I'm trying to work on #1 from Chapter 15 of Greene's Econometric Analysis and I'm confused about how to use the Delta method. The problem statement is:

For the normal distribution $μ_{2k} = \frac{\sigma^{2k}(2k)!}{k!2^k}$ and $μ_{2k+1} = 0, k = 0, 1,\ldots$. Use this result to analyze the two estimators $b_1= \frac{m_3}{m_2^{3/2}}$ and $b_2=\frac{m_4}{m_2^2}$. where $$m_k = \frac{1}{n} \sum_{i=1}^n(x_i-\bar{x})^k$$ The following result will be useful: $$\text{Asy.Cov}[\sqrt{n}m_j,\sqrt{n}m_k]=\mu{j+k}−\mu_j\mu_k+ jk\mu_2\mu_{j−1}\mu_{k−1} − jmu_{j−1}\mu_{k+1} −kmu_{k−1}\mu_{j+1}.$$ Use the delta method to obtain the asymptotic variances and covariance of these two functions, assuming the data are drawn from a normal distribution with mean $\mu$ and variance $\sigma^2$. (Hint: Under the assumptions, the sample mean is a consistent estimator of μ, so for purposes of deriving asymptotic results, the difference between x and μ may be ignored. As such, no generality is lost by assuming the mean is zero, and proceeding from there.) Obtain V, the 3 × 3 covariance matrix for the three moments, then use the delta method to show that the covariance matrix for the two estimators is:

$$\mathbf{JVJ'}= \begin{bmatrix} 6/n & 0 \\ 0 & 24/n \end{bmatrix}$$

My question is how to properly apply the Delta method.
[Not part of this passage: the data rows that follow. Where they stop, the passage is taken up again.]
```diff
+                const int2 rj = *reinterpret_cast<const int2*>(smem + SM::oIdx + wave * 256 + m_n * 8);
                 ray_n = rj.x; j_n = rj.y;
             } else {
-                const long long gn = row_of(pass_n);
+                const long long gn = row_of(pass_n, m_n);
                 ray_n = (int)(gn / a.S); j_n = (int)(gn - (long long)ray_n * a.S);
             }
             gather_dma(ray_n, j_n);
         }
-        mcnx3_layer<W, SV, 0, KS, 0, PPW>(ring, smem, lane, ench, encl, xbh, xbl, xah, xal, bias_h + (D + 1) * W, nullptr, dot,
-                                            SAVE ? act_lane + (size_t)(D + 1) * a.slot_bytes : nullptr, SAVE ? mask_lane + (size_t)(D + 1) * a.mask_slot_words : nullptr);
+        mcnx3_layer<W, SV, 0, KS, 0, PPW, PF>(ring, smem, lane, ench, encl, xbh, xbl, xah, xal, bias_h + (D + 1) * W, nullptr, dot,
+                                            act_of(D + 1), mask_of(D + 1));
         f32x16 acc;
 #pragma unroll
         for (int q = 0; q < 4; ++q) {
@@ -314,10 +346,17 @@
 #pragma unroll
         for (int e = 0; e < 16; ++e) acc[e] *= 1.0f / SXW;
         if (SAVE) {
-            char* e = reinterpret_cast<char*>(a.sh_ws) + (size_t)tile * 4096 + lane * 16;
+            char* e = reinterpret_cast<char*>(a.sh_ws) + (size_t)tile * 4096 + ln() * 16;
 #pragma unroll
             for (int q = 0; q < 4; ++q)
                 mcn16_ws_store(f32x4{acc[4 * q], acc[4 * q + 1], acc[4 * q + 2], acc[4 * q + 3]}, reinterpret_cast<f32x4*>(e + q * 1024));
+        }
+        const int lane_e = ln();
+        const int h_e = ALT ? lane_e >> 5 : h;
+        const bool valid_e = ALT ? tile * 32 + (lane_e & 31) < total : valid;
+        if (ALT) {
+            const float* k = reinterpret_cast<const float*>(smem + SM::oKeep + wave * (4 * 256)) + lane_e;
+            dx = k[0]; dy = k[64]; dz = k[128]; addr = __float_as_int(k[192]);
         }
         float bas[9];
         mcn_sh_basis(dx, dy, dz, bas);
@@ -326,33 +365,51 @@
         for (int r = 0; r < 16; ++r) {
             const int n0 = 8 * (r >> 2) + (r & 3), n1 = n0 + 4;
             const float b0 = n0 < MCN_NSH ? bas[n0 % 9] : 0.f, b1 = n1 < MCN_NSH ? bas[n1 % 9] : 0.f;
-            const float contrib = acc[r] * (h ? b1 : b0);
+            const float contrib = acc[r] * (h_e ? b1 : b0);
             const int c0 = n0 / 9, c1 = n1 / 9;
 #pragma unroll
             for (int c = 0; c < 3; ++c) {
                 const bool in0 = n0 < MCN_NSH && c0 == c, in1 = n1 < MCN_NSH && c1 == c;
                 if (in0 && in1) pre[c] += contrib;
-                else if (in0) pre[c] += h ? 0.f : contrib;
-                else if (in1) pre[c] += h ? contrib : 0.f;
-            }
-        }
-        const float sigma = (dot + __shfl_xor(dot, 32)) * (1.0f / MCNX3_SX) + bs2;
+                else if (in0) pre[c] += h_e ? 0.f : contrib;
+                else if (in1) pre[c] += h_e ? contrib : 0.f;
+            }
+        }
+        const float sigma = (dot + (ALT ? mcnx3_swap32(dot, lane_e) : __shfl_xor(dot, 32))) * (1.0f / MCNX3_SX) + bs2;
         f32x4 o;
         o[0] = sigma;
 #pragma unroll
         for (int c = 0; c < 3; ++c) {
-            const float pc = pre[c] + __shfl_xor(pre[c], 32);
+            const float pc = pre[c] + (ALT ? mcnx3_swap32(pre[c], lane_e) : __shfl_xor(pre[c], 32));
             o[1 + c] = 1.0f / (1.0f + expf(-pc));
         }
-        if (valid && h == 0) *reinterpret_cast<f32x4*>(a.out + (size_t)addr * 4) = o;
+        if (valid_e && h_e == 0) *reinterpret_cast<f32x4*>(a.out + (size_t)addr * 4) = o;
     }
     asm volatile("s_waitcnt vmcnt(0)" ::: "memory");
 }
 
+template <int W, int SV>
+__global__ __launch_bounds__(64 * mcnx3_waves(W), mcnx3_waves(W) / 4) void mlp_x3_fwd_kernel(Mcn16FwdArgs a) {
+    mlp_x3_fwd_body<W, SV, mcnx3_waves(W)>(a);
+}
+template <int W, int SV>
+__global__ __launch_bounds__(64 * mcnx3_alt_waves(W), mcnx3_alt_waves(W) / 4) void mlp_x3_fwd_kernel_alt(Mcn16FwdArgs a) {
+    mlp_x3_fwd_body<W, SV, mcnx3_alt_waves(W)>(a);
+}
+
 hipError_t mcnx3_launch_fwd(const Mcn16FwdArgs& a, hipStream_t st) {
     return mcn_for_width(a.lay.width, [&](auto w) {
-        constexpr int W = decltype(w)::value, WAVES = mcnx3_waves(W);
-        void (*kern)(Mcn16FwdArgs) = !a.act_ws ? mlp_x3_fwd_kernel<W, 0> : mcn16_hi_planes_only(a.dtype) ? mlp_x3_fwd_kernel<W, 2> : mlp_x3_fwd_kernel<W, 1>;
+        constexpr int W = decltype(w)::value;
+        const int sv = !a.act_ws ? 0 : mcn16_hi_planes_only(a.dtype) ? 2 : 1;
+        if constexpr (mcnx3_has_alt_waves(W)) {
+            constexpr int WAVES = mcnx3_alt_waves(W);
+            if (sv != 1 && mcnx3_w128_waves(sv ? MCNX3_CHAIN_FWD_SAVE : MCNX3_CHAIN_FWD_NOSAVE) == WAVES) {
+                void (*kern)(Mcn16FwdArgs) = sv == 0 ? mlp_x3_fwd_kernel_alt<W, 0> : mlp_x3_fwd_kernel_alt<W, 2>;
+                return mcn_launch(kern, mcn_persistent_grid(mcn_passes(mcn_max_rows(a), 32 * WAVES)), 64 * WAVES, FwdX3Smem<W, WAVES>::total, st, a);
+            }
+        }
+        constexpr int WAVES = mcnx3_waves(W);
+        void (*kern)(Mcn16FwdArgs) = sv == 0 ? mlp_x3_fwd_kernel<W, 0> : sv == 2 ? mlp_x3_fwd_kernel<W, 2> : mlp_x3_fwd_kernel<W, 1>;
         return mcn_launch(kern, mcn_persistent_grid(mcn_passes(mcn_max_rows(a), 32 * WAVES)), 64 * WAVES, FwdX3Smem<W>::total, st, a);
     });
 }
```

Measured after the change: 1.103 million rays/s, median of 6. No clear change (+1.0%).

The statement from the book is: If $\mathbf{z_n}$ is a $K\times 1$ sequence of vector-valued random variables such that $\sqrt{n}(\mathbf{z_n}-\boldsymbol{\mu}) \xrightarrow{d} N(\mathbf{0},\boldsymbol\Sigma)$ and if $\mathbf{c}(\mathbf{z_n})$ is a set of $J$ continuous functions of $\mathbf{z_n}$ not involving $n$, then $$\sqrt{n}(\mathbf{c}(\mathbf{z_n})-\mathbf{c}(\boldsymbol{\mu}) \xrightarrow{d} N(\mathbf{0},\mathbf{C}(\boldsymbol\mu)\boldsymbol\Sigma\mathbf{C}(\boldsymbol\mu)')$$, where $\mathbf{C}(\boldsymbol\mu)$ is the $J\times K$ matrix of partial derivatives.

Here, are my $\mathbf{z_n}$ the moments $m_2$, $m_3$, and $m_4$?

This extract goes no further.